Beitrag: # 128288Beitrag Vertigo
28.09.2022, 10:25

Louder Than Hell hat geschrieben: 27.09.2022, 23:10
Vertigo hat geschrieben: 27.09.2022, 12:42
Louder Than Hell hat geschrieben: 27.09.2022, 12:37 Nicht ohne Grund standen die Marshall Tucker Band mit an der Spitze des Southern Rocks. Nach ihrer Gründung im Jahre 1971 haben sie ein überzeugendes Album nach dem anderen herausgebracht. Sie waren nicht nur Impulsgeber des Southernrocks, sondern haben ihn mit ihrer vielseitigen Spielart bereichert und weiterentwickelt.

Und diese Spielfreude spiegelt sich perfekt auf dem Album "Where We All Belong" wider. Es ist für mich eine reine Freude, den live und auch im Studio eingespielten Stücken zu folgen. Hierbei überzeugen sie beim Jamming als auch in der kürzer gehalten Studioaufnahmen. Insofern ist es müßig, hier einzelne Titel des Albums herauszustellen, weil es faktisch über keine Schwachstellen verfügt.
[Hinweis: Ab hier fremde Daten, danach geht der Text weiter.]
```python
def check_dma_hazards(asm_path, wait_states=5):
    import re
    lines = open(asm_path).read().split('\n')
    n = 0
    for i, l in enumerate(lines):
        m = re.search(r'global_load_lds_dword(?:x4)? v\d+, s\[(\d+):(\d+)\]', l)
        if not m:
            continue
        n += 1
        base = {int(m.group(1)), int(m.group(2))}
        ws, j = 0, i - 1
        while j >= 0 and ws < wait_states:
            t = lines[j].strip()
            j -= 1
            if t.endswith(':') and not t.startswith(('.Lfunc', ';')) and re.match(r'\.LBB\d+_\d+:', t):
                raise RuntimeError('%s:%d: LDS-DMA only %d wait states behind the branch target %s (needs %d inside the '
                                   'block): open the asm statement with s_nop' % (asm_path, j + 2, ws, t, wait_states))
            if not t or t.startswith((';', '.')) or t.endswith(':'):
                continue
            w = re.match(r'(v_readlane_b32|v_readfirstlane_b32) s(\d+),', t)
            if w and int(w.group(2)) in base:
                raise RuntimeError('%s:%d: %s writes the base SGPR of an LDS-DMA only %d wait states later (needs %d): '
                                   'open the asm statement with s_nop' % (asm_path, j + 2, t, ws, wait_states))
            nop = re.match(r's_nop (\d+)', t)
            ws += int(nop.group(1)) + 1 if nop else 1
    if n == 0:
        raise RuntimeError('%s: no global_load_lds found -- the hazard check is looking at the wrong file' % asm_path)
    return n


SCRATCH_CAPS = {'conv_mfma.hip': 0, 'conv_wino43.hip': 0, 'conv_wino43b.hip': 136, 'conv_split.hip': 0, 'conv_f16.hip': 12,
                'conv_f16_res.hip': 0, 'conv_first.hip': 0, 'head_tail.hip': 0, 'head_tail_f16.hip': 0, 'losses.hip': 0,
                'batchnorm_stats.hip': 0, 'photometric.hip': 0, 'shapes.hip': 0, 'match_mfma.hip': 0, 'match_guided.hip': 0, 'mutual_info.hip': 0, 'pyramid.hip': 0, 'fft.hip': 0, 'lghd.hip': 0,
                'frames.hip': 0, 'draw.hip': 0}


def check_scratch(asm_path, cap):
    import re
    text = open(asm_path).read()
    found = re.findall(r'\.name:\s+(\S+)\n(?:(?!\.name:).*\n)*?\s+\.private_segment_fixed_size:\s+(\d+)', text)
    if not found:
        raise RuntimeError('%s: no kernel metadata found -- the scratch check is looking at the wrong file' % asm_path)
    used = {k: int(v) for k, v in found if int(v) > 0}
    over = {k: v for k, v in used.items() if v > cap}
    if over:
        raise RuntimeError('%s: %d kernel(s) use more scratch than the %d bytes per lane this source is allowed (spilled registers: '
                           'their reloads wait for every load in flight): %s' % (asm_path, len(over), cap, ', '.join(
                               '%s %d B' % (k, v) for k, v in sorted(over.items())[:6])))
    return used


def _compile(src):
    stem = os.path.splitext(src)[0]
    obj = os.path.join(OBJ_DIR, stem + '.o')
    tmp_stem = stem + '.tmp%d' % os.getpid()
    tmp = os.path.join(OBJ_DIR, tmp_stem + '.o')
    extra = ['-save-temps=obj'] if (src in DMA_SOURCES or src in SCRATCH_CAPS) else []
    cmd = [HIPCC] + FLAGS + extra + ['-c', os.path.join(CSRC, src), '-o', tmp]
    try:
        r = subprocess.run(cmd, capture_output=True, text=True)
        if r.returncode != 0:
            raise RuntimeError('hipcc failed for %s:\n%s\n%s' % (src, ' '.join(cmd), r.stderr))
        if src in DMA_SOURCES:
            check_dma_hazards(os.path.join(OBJ_DIR, stem + '-hip-amdgcn-amd-amdhsa-gfx950.s'))
        if src in SCRATCH_CAPS:
            check_scratch(os.path.join(OBJ_DIR, stem + '-hip-amdgcn-amd-amdhsa-gfx950.s'), SCRATCH_CAPS[src])
        os.replace(tmp, obj)
    finally:
        for f in os.listdir(OBJ_DIR):
            if f.startswith(tmp_stem) or f.startswith(stem + '-') or f.startswith(stem + '.hip-'):
                os.remove(os.path.join(OBJ_DIR, f))
    return obj


def build(force=False, verbose=True):
    os.makedirs(OBJ_DIR, exist_ok=True)
    todo = []
    objs = []
    for src in SOURCES:
        obj = os.path.join(OBJ_DIR, os.path.splitext(src)[0] + '.o')
        objs.append(obj)
        if force or _stale(obj, [os.path.join(CSRC, src)] + HEADERS):
            todo.append(src)
    if todo:
        if verbose:
            print('[multipoint_amd.build] hipcc --offload-arch=gfx950: %s' % ', '.join(todo), flush=True)
        with concurrent.futures.ThreadPoolExecutor(max_workers=min(len(todo), os.cpu_count() or 4)) as ex:
            list(ex.map(_compile, todo))
    if force or todo or _stale(LIB_PATH, objs):
        cmd = [HIPCC, '--offload-arch=gfx950', '-shared', '-fPIC', '-o', LIB_PATH] + objs
        r = subprocess.run(cmd, capture_output=True, text=True)
        if r.returncode != 0:
            raise RuntimeError('link failed:\n%s\n%s' % (' '.join(cmd), r.stderr))
        if verbose:
            print('[multipoint_amd.build] linked %s' % LIB_PATH, flush=True)
    return LIB_PATH


if __name__ == '__main__':
    build(force='--force' in sys.argv)
```

multipoint_amd/csrc/conv_wino43.hip:

```cpp
#include "mp_common.h"
#include "mp_device.h"
#include "mp_tile.h"

#include <algorithm>
#include <type_traits>

MP_TIMING_TABLE(g_timing_q, 256 * 8, mp_debug_read_timing_wino43)
MP_TIMING_HEIGHT(g_timing_q_sel, 480, mp_debug_select_height_wino43)

namespace {

constexpr int NPIX = 18 * 34;
constexpr int UC4 = 4;
constexpr int VB4 = UC4 * 32 * 36;
constexpr int UB4 = UC4 * 64 * 36;
constexpr int NRB = (NPIX + 63) / 64;
constexpr int RB4 = NRB * 64 * 4;
constexpr int SW4 = 8 * 36 * 2;


template <int LEAD = 0>
__device__ __forceinline__ void dma16(const float* sbase, unsigned voff_bytes, unsigned lds_byte)
{
    lds_dma<4, LEAD, 0>(sbase, voff_bytes, lds_byte);
}
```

Auch die Hinzunahme zahlreicher Gastmusiker bereichert das Album ungemein.

Leider sind im Verlauf der zurückliegenden Jahre etliche der Musiker verstorben: Toy Caldwell, Tommy Caldwell und George McCorkie, so dass mit neuen Ergüssen kaum zu rechnen ist.
Die Band gibts noch Siegie und Doug Gray, der Sänger, hält die auch zusammen. Da war erst ein Interview irgendwo mit ihm und er sagte, er arbeitet an neuen Songs.
Das wusste ich nicht. Irgendwie bin ich aber skeptisch, ob Doug Gray mit seinen Mitspielern an alten Höchstleistungen anknüpfen können. Wenn doch, umso schöner.
junge Southern Rock Musiker gibts in den USA genug, das wird sicher nicht das Problem, aber ob er sich so schöne Songs aus dem Ärmel schütteln kann bin ich gespannt.